- PROBLEM STATEMENT: Return every line of the data below that includes the string "start".

Dataset entries:
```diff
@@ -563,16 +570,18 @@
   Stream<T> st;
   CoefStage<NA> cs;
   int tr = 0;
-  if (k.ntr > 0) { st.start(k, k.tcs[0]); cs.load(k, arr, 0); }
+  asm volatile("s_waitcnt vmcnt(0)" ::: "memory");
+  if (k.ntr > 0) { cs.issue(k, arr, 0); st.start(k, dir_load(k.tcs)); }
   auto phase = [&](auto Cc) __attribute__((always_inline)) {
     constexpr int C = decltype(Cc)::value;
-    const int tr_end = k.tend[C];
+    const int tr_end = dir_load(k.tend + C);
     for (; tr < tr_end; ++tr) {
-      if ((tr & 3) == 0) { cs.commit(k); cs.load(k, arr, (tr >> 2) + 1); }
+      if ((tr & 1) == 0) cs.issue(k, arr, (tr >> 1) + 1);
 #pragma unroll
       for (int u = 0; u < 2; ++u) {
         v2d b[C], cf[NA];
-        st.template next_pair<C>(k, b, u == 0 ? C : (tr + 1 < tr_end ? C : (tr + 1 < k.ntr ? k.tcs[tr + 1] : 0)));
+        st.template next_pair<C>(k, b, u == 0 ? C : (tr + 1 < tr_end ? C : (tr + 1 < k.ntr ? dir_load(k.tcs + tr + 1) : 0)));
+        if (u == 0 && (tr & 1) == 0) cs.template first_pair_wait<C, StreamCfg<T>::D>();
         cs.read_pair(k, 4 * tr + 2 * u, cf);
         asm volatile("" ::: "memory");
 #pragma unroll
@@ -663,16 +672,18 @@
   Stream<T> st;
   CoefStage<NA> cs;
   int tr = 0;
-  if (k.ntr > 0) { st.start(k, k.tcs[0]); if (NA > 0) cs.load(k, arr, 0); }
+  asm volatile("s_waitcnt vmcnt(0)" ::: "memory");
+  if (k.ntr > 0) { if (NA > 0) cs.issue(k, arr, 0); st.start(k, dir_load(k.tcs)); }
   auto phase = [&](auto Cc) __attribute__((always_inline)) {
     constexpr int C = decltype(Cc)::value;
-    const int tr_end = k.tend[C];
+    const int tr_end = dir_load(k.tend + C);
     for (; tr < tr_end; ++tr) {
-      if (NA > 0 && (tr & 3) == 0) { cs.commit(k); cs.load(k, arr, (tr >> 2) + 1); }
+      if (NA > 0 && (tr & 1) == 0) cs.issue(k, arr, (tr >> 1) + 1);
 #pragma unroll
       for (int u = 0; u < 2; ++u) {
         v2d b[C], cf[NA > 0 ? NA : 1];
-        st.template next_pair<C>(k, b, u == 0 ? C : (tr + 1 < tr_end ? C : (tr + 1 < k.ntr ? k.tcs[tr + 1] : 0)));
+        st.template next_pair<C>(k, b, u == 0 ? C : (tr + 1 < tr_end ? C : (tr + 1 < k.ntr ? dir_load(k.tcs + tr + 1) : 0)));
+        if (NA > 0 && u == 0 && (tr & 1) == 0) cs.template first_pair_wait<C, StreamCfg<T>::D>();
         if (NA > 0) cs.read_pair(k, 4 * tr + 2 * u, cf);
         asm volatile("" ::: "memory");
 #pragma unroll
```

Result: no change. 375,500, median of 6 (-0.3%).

- TASK OUTPUT:
-  if (k.ntr > 0) { st.start(k, k.tcs[0]); cs.load(k, arr, 0); }
+  if (k.ntr > 0) { cs.issue(k, arr, 0); st.start(k, dir_load(k.tcs)); }
-  if (k.ntr > 0) { st.start(k, k.tcs[0]); if (NA > 0) cs.load(k, arr, 0); }
+  if (k.ntr > 0) { if (NA > 0) cs.issue(k, arr, 0); st.start(k, dir_load(k.tcs)); }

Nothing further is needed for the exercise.